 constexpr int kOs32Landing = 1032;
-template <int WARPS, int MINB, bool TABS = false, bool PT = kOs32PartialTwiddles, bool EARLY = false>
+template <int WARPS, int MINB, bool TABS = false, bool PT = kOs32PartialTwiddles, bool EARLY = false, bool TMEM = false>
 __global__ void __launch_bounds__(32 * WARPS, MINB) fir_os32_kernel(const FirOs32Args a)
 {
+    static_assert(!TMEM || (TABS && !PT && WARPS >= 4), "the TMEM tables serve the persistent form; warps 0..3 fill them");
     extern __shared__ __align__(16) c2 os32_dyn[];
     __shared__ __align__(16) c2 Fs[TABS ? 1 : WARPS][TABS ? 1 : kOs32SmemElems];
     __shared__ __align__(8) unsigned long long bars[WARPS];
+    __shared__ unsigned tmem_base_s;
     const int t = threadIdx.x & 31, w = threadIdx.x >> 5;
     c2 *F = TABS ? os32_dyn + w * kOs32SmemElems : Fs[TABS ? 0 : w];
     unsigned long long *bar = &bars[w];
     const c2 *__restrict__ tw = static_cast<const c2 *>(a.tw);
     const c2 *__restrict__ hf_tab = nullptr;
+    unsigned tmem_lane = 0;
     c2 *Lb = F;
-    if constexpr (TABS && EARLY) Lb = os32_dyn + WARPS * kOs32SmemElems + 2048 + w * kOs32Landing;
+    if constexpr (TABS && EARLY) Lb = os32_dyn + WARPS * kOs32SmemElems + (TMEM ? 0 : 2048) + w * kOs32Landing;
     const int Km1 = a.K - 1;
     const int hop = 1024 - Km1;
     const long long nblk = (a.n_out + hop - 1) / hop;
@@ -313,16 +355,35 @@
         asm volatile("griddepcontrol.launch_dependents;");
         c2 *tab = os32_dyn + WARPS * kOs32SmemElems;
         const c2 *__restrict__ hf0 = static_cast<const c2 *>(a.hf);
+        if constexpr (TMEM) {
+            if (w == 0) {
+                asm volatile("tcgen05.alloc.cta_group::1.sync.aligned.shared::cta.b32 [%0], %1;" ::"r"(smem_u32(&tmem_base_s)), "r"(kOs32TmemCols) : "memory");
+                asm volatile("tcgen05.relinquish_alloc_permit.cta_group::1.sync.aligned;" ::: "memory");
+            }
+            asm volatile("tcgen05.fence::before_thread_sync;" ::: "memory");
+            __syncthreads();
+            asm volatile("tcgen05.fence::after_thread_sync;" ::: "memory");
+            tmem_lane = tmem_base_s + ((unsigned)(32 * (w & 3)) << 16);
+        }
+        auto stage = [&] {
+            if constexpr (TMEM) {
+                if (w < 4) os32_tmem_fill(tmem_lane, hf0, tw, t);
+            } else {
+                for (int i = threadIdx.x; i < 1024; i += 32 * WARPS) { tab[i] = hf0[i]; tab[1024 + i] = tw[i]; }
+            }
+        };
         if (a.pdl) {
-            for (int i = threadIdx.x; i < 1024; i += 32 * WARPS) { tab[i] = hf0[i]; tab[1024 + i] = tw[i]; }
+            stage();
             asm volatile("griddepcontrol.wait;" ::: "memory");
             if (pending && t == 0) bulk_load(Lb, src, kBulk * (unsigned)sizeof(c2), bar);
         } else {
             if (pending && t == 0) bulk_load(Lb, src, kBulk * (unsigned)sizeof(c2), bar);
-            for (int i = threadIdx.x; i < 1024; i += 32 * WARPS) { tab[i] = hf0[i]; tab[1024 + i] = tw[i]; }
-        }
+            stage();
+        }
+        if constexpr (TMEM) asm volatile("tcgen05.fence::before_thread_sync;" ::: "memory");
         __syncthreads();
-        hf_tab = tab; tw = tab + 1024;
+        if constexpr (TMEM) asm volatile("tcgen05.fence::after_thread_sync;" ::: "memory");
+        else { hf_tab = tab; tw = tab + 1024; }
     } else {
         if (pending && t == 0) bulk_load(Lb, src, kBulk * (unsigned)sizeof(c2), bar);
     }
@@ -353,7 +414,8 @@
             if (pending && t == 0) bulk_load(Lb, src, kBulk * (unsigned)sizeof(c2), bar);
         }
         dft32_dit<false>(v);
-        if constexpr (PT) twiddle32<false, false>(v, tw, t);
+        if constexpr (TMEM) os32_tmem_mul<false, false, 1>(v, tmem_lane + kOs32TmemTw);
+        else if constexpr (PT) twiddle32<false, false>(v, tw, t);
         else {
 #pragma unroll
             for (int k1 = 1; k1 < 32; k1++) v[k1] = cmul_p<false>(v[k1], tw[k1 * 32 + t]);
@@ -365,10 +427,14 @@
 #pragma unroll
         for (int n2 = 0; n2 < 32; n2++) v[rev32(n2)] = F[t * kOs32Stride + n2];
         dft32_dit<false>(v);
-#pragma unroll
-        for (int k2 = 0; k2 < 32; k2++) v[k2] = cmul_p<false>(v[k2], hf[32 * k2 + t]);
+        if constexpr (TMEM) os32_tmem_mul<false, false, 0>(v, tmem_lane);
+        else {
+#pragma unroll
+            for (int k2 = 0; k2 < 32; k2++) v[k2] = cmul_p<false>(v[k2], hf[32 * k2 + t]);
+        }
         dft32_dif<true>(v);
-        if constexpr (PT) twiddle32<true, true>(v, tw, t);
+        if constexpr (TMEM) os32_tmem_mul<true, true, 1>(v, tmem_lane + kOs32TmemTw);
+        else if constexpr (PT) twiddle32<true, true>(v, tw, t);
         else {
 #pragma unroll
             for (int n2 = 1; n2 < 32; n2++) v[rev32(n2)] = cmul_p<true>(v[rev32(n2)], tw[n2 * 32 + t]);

====

Return each entry from the material above exactly as it appears.

 constexpr int kOs32Landing = 1032;
-template <int WARPS, int MINB, bool TABS = false, bool PT = kOs32PartialTwiddles, bool EARLY = false>
+template <int WARPS, int MINB, bool TABS = false, bool PT = kOs32PartialTwiddles, bool EARLY = false, bool TMEM = false>
 __global__ void __launch_bounds__(32 * WARPS, MINB) fir_os32_kernel(const FirOs32Args a)
 {
+    static_assert(!TMEM || (TABS && !PT && WARPS >= 4), "the TMEM tables serve the persistent form; warps 0..3 fill them");
     extern __shared__ __align__(16) c2 os32_dyn[];
     __shared__ __align__(16) c2 Fs[TABS ? 1 : WARPS][TABS ? 1 : kOs32SmemElems];
     __shared__ __align__(8) unsigned long long bars[WARPS];
+    __shared__ unsigned tmem_base_s;
     const int t = threadIdx.x & 31, w = threadIdx.x >> 5;
     c2 *F = TABS ? os32_dyn + w * kOs32SmemElems : Fs[TABS ? 0 : w];
     unsigned long long *bar = &bars[w];
     const c2 *__restrict__ tw = static_cast<const c2 *>(a.tw);
     const c2 *__restrict__ hf_tab = nullptr;
+    unsigned tmem_lane = 0;
     c2 *Lb = F;
-    if constexpr (TABS && EARLY) Lb = os32_dyn + WARPS * kOs32SmemElems + 2048 + w * kOs32Landing;
+    if constexpr (TABS && EARLY) Lb = os32_dyn + WARPS * kOs32SmemElems + (TMEM ? 0 : 2048) + w * kOs32Landing;
     const int Km1 = a.K - 1;
     const int hop = 1024 - Km1;
     const long long nblk = (a.n_out + hop - 1) / hop;
@@ -313,16 +355,35 @@
         asm volatile("griddepcontrol.launch_dependents;");
         c2 *tab = os32_dyn + WARPS * kOs32SmemElems;
         const c2 *__restrict__ hf0 = static_cast<const c2 *>(a.hf);
+        if constexpr (TMEM) {
+            if (w == 0) {
+                asm volatile("tcgen05.alloc.cta_group::1.sync.aligned.shared::cta.b32 [%0], %1;" ::"r"(smem_u32(&tmem_base_s)), "r"(kOs32TmemCols) : "memory");
+                asm volatile("tcgen05.relinquish_alloc_permit.cta_group::1.sync.aligned;" ::: "memory");
+            }
+            asm volatile("tcgen05.fence::before_thread_sync;" ::: "memory");
+            __syncthreads();
+            asm volatile("tcgen05.fence::after_thread_sync;" ::: "memory");
+            tmem_lane = tmem_base_s + ((unsigned)(32 * (w & 3)) << 16);
+        }
+        auto stage = [&] {
+            if constexpr (TMEM) {
+                if (w < 4) os32_tmem_fill(tmem_lane, hf0, tw, t);
+            } else {
+                for (int i = threadIdx.x; i < 1024; i += 32 * WARPS) { tab[i] = hf0[i]; tab[1024 + i] = tw[i]; }
+            }
+        };
         if (a.pdl) {
-            for (int i = threadIdx.x; i < 1024; i += 32 * WARPS) { tab[i] = hf0[i]; tab[1024 + i] = tw[i]; }
+            stage();
             asm volatile("griddepcontrol.wait;" ::: "memory");
             if (pending && t == 0) bulk_load(Lb, src, kBulk * (unsigned)sizeof(c2), bar);
         } else {
             if (pending && t == 0) bulk_load(Lb, src, kBulk * (unsigned)sizeof(c2), bar);
-            for (int i = threadIdx.x; i < 1024; i += 32 * WARPS) { tab[i] = hf0[i]; tab[1024 + i] = tw[i]; }
-        }
+            stage();
+        }
+        if constexpr (TMEM) asm volatile("tcgen05.fence::before_thread_sync;" ::: "memory");
         __syncthreads();
-        hf_tab = tab; tw = tab + 1024;
+        if constexpr (TMEM) asm volatile("tcgen05.fence::after_thread_sync;" ::: "memory");
+        else { hf_tab = tab; tw = tab + 1024; }
     } else {
         if (pending && t == 0) bulk_load(Lb, src, kBulk * (unsigned)sizeof(c2), bar);
     }
@@ -353,7 +414,8 @@
             if (pending && t == 0) bulk_load(Lb, src, kBulk * (unsigned)sizeof(c2), bar);
         }
         dft32_dit<false>(v);
-        if constexpr (PT) twiddle32<false, false>(v, tw, t);
+        if constexpr (TMEM) os32_tmem_mul<false, false, 1>(v, tmem_lane + kOs32TmemTw);
+        else if constexpr (PT) twiddle32<false, false>(v, tw, t);
         else {
 #pragma unroll
             for (int k1 = 1; k1 < 32; k1++) v[k1] = cmul_p<false>(v[k1], tw[k1 * 32 + t]);
@@ -365,10 +427,14 @@
 #pragma unroll
         for (int n2 = 0; n2 < 32; n2++) v[rev32(n2)] = F[t * kOs32Stride + n2];
         dft32_dit<false>(v);
-#pragma unroll
-        for (int k2 = 0; k2 < 32; k2++) v[k2] = cmul_p<false>(v[k2], hf[32 * k2 + t]);
+        if constexpr (TMEM) os32_tmem_mul<false, false, 0>(v, tmem_lane);
+        else {
+#pragma unroll
+            for (int k2 = 0; k2 < 32; k2++) v[k2] = cmul_p<false>(v[k2], hf[32 * k2 + t]);
+        }
         dft32_dif<true>(v);
-        if constexpr (PT) twiddle32<true, true>(v, tw, t);
+        if constexpr (TMEM) os32_tmem_mul<true, true, 1>(v, tmem_lane + kOs32TmemTw);
+        else if constexpr (PT) twiddle32<true, true>(v, tw, t);
         else {
 #pragma unroll
             for (int n2 = 1; n2 < 32; n2++) v[rev32(n2)] = cmul_p<true>(v[rev32(n2)], tw[n2 * 32 + t]);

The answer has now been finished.